#### Given information

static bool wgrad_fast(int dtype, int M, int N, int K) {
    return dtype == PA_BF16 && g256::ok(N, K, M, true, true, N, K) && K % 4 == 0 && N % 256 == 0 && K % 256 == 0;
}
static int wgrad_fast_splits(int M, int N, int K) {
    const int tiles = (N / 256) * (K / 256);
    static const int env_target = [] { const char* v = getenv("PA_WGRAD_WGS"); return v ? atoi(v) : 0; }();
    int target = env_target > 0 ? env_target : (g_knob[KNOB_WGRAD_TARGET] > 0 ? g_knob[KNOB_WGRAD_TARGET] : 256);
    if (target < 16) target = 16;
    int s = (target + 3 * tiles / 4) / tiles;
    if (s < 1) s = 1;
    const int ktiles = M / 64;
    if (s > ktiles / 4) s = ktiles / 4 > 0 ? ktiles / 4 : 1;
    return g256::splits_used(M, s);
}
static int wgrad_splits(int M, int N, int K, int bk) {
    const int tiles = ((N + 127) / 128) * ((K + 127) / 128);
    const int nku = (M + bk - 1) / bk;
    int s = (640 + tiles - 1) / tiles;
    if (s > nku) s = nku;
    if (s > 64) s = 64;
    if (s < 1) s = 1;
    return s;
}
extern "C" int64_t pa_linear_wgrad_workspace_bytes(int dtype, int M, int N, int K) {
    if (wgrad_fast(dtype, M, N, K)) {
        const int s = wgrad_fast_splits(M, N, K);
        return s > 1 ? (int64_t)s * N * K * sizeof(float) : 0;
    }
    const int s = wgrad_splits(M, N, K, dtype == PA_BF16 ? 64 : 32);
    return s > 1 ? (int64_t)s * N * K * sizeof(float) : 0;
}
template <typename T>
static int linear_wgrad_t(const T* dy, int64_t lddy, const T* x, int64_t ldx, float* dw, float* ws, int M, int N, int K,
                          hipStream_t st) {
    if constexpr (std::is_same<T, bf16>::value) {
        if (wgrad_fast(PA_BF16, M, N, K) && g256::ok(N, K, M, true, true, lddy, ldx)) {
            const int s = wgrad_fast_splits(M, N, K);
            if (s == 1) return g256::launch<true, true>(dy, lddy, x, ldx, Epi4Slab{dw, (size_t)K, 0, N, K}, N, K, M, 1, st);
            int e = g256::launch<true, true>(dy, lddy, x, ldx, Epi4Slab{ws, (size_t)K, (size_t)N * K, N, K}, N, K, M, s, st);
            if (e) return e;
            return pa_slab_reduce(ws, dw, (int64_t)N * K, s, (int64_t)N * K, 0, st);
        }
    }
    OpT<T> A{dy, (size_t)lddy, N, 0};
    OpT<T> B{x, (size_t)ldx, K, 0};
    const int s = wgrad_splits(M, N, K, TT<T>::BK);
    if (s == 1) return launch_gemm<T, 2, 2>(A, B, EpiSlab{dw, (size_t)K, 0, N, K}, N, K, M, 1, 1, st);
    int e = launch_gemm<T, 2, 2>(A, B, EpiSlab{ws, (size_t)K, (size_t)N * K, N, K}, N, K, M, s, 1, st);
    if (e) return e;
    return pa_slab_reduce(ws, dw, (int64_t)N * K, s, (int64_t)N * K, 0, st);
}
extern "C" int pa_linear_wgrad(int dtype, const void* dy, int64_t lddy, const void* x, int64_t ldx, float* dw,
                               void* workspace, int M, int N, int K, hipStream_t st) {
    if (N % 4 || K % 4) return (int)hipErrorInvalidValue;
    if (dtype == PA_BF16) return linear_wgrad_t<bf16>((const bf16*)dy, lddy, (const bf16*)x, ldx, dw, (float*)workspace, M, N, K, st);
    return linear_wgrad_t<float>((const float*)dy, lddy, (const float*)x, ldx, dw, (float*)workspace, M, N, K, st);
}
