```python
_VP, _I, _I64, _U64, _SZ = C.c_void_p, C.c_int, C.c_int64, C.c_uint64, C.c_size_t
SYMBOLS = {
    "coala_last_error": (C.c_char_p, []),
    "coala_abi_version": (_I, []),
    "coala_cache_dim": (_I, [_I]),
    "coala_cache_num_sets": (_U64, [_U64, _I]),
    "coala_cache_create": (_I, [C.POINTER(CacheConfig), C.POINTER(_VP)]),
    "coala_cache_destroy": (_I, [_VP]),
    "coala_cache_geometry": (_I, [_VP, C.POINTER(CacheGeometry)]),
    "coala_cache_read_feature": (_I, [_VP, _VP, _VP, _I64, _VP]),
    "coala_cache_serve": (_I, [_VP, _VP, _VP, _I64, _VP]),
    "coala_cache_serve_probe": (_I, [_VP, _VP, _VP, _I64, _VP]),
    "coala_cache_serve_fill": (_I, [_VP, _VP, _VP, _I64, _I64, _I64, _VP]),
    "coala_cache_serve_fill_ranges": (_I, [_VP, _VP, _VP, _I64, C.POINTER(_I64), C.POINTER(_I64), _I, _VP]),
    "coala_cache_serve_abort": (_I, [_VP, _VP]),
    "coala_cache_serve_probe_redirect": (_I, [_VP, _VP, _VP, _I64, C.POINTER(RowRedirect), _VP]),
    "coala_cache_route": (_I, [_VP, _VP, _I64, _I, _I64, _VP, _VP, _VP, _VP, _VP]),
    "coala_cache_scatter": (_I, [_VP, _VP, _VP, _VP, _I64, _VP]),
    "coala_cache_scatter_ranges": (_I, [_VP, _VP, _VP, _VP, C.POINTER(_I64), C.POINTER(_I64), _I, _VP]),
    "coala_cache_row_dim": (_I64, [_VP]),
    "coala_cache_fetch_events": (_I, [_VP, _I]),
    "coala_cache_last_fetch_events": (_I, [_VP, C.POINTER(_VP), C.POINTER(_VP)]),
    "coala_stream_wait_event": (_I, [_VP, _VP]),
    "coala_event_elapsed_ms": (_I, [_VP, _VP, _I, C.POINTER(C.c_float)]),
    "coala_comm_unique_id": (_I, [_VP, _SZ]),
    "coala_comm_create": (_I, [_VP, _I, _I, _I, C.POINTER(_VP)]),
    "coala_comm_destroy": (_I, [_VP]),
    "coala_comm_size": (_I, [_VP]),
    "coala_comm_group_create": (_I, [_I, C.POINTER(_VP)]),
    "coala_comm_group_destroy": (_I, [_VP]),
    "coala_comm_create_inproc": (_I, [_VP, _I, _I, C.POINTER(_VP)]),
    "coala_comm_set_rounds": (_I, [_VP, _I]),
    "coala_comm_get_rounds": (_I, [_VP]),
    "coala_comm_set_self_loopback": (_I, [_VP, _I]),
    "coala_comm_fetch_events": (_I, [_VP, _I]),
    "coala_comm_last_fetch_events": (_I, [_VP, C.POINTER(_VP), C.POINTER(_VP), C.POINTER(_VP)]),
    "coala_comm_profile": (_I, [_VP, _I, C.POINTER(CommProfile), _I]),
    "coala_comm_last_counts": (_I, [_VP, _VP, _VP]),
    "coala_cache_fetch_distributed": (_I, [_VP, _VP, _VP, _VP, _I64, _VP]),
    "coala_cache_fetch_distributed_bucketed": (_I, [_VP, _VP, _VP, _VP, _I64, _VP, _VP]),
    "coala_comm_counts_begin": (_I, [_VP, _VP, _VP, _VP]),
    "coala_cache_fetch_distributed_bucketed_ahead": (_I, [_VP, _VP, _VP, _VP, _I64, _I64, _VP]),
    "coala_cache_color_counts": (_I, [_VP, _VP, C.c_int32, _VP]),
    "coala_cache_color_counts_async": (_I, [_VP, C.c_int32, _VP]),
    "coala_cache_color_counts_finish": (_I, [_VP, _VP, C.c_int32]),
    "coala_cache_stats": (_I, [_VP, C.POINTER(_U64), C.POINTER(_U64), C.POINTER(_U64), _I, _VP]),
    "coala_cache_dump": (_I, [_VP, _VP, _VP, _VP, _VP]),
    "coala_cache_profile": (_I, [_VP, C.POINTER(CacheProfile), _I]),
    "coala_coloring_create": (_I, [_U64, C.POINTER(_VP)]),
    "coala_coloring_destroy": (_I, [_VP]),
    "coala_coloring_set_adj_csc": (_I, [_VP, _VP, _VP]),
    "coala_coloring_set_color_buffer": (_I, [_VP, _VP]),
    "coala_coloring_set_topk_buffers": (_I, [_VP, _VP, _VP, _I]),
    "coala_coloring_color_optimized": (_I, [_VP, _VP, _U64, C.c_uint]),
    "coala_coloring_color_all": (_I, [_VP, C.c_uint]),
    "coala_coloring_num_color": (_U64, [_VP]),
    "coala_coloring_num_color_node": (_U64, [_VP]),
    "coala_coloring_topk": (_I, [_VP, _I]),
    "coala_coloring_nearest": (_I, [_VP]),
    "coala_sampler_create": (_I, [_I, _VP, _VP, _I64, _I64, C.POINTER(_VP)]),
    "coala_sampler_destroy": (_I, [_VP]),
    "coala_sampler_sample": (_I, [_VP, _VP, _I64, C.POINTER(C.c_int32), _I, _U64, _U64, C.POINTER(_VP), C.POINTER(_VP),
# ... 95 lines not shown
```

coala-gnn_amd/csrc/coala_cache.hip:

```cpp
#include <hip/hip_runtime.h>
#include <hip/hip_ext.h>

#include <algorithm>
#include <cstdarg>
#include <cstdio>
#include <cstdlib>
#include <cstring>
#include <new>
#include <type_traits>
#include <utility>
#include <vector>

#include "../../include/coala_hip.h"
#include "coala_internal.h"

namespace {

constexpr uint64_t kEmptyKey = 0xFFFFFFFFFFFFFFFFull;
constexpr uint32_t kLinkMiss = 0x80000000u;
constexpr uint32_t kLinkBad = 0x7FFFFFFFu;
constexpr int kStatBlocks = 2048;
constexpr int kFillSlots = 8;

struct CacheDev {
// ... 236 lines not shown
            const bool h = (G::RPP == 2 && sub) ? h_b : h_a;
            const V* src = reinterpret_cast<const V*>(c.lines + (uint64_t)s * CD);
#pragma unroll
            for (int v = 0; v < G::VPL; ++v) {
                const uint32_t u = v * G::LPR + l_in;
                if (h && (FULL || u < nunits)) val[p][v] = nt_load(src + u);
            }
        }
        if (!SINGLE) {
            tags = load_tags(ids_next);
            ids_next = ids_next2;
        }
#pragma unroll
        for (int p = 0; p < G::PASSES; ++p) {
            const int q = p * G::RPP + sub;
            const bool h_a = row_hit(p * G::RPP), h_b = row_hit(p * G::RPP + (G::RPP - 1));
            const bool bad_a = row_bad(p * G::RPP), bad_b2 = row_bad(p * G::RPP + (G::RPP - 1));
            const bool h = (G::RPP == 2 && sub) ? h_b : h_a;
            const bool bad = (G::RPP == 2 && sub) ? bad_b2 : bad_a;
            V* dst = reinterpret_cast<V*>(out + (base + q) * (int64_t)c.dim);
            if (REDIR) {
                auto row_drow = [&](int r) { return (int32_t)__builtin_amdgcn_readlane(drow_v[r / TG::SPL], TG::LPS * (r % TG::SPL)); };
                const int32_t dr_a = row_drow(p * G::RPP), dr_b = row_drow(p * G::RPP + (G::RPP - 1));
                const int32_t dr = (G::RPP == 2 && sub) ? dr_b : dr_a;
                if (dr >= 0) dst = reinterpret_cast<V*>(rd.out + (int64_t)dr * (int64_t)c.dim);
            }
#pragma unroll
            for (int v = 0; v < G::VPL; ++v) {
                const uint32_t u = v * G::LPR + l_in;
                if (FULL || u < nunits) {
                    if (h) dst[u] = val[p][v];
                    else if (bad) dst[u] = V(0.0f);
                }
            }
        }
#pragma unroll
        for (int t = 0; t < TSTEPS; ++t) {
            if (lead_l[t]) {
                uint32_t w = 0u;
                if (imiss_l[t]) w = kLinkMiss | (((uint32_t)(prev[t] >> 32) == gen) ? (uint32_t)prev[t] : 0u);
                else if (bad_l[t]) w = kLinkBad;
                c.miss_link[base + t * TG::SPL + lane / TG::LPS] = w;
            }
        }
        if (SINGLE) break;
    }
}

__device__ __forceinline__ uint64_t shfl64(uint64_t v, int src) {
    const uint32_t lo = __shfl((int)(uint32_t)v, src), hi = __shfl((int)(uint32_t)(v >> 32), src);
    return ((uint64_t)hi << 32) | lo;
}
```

########

◆ Your assignment:
Repeat the entries above exactly, from the first line through the line containing "const int s = wgrad_splits(M, N, K, TT<T>::BK);".

◆ Answer area:
static bool wgrad_fast(int dtype, int M, int N, int K) {
    return dtype == PA_BF16 && g256::ok(N, K, M, true, true, N, K) && K % 4 == 0 && N % 256 == 0 && K % 256 == 0;
}
static int wgrad_fast_splits(int M, int N, int K) {
    const int tiles = (N / 256) * (K / 256);
    static const int env_target = [] { const char* v = getenv("PA_WGRAD_WGS"); return v ? atoi(v) : 0; }();
    int target = env_target > 0 ? env_target : (g_knob[KNOB_WGRAD_TARGET] > 0 ? g_knob[KNOB_WGRAD_TARGET] : 256);
    if (target < 16) target = 16;
    int s = (target + 3 * tiles / 4) / tiles;
    if (s < 1) s = 1;
    const int ktiles = M / 64;
    if (s > ktiles / 4) s = ktiles / 4 > 0 ? ktiles / 4 : 1;
    return g256::splits_used(M, s);
}
static int wgrad_splits(int M, int N, int K, int bk) {
    const int tiles = ((N + 127) / 128) * ((K + 127) / 128);
    const int nku = (M + bk - 1) / bk;
    int s = (640 + tiles - 1) / tiles;
    if (s > nku) s = nku;
    if (s > 64) s = 64;
    if (s < 1) s = 1;
    return s;
}
extern "C" int64_t pa_linear_wgrad_workspace_bytes(int dtype, int M, int N, int K) {
    if (wgrad_fast(dtype, M, N, K)) {
        const int s = wgrad_fast_splits(M, N, K);
        return s > 1 ? (int64_t)s * N * K * sizeof(float) : 0;
    }
    const int s = wgrad_splits(M, N, K, dtype == PA_BF16 ? 64 : 32);
    return s > 1 ? (int64_t)s * N * K * sizeof(float) : 0;
}
template <typename T>
static int linear_wgrad_t(const T* dy, int64_t lddy, const T* x, int64_t ldx, float* dw, float* ws, int M, int N, int K,
                          hipStream_t st) {
    if constexpr (std::is_same<T, bf16>::value) {
        if (wgrad_fast(PA_BF16, M, N, K) && g256::ok(N, K, M, true, true, lddy, ldx)) {
            const int s = wgrad_fast_splits(M, N, K);
            if (s == 1) return g256::launch<true, true>(dy, lddy, x, ldx, Epi4Slab{dw, (size_t)K, 0, N, K}, N, K, M, 1, st);
            int e = g256::launch<true, true>(dy, lddy, x, ldx, Epi4Slab{ws, (size_t)K, (size_t)N * K, N, K}, N, K, M, s, st);
            if (e) return e;
            return pa_slab_reduce(ws, dw, (int64_t)N * K, s, (int64_t)N * K, 0, st);
        }
    }
    OpT<T> A{dy, (size_t)lddy, N, 0};
    OpT<T> B{x, (size_t)ldx, K, 0};
    const int s = wgrad_splits(M, N, K, TT<T>::BK);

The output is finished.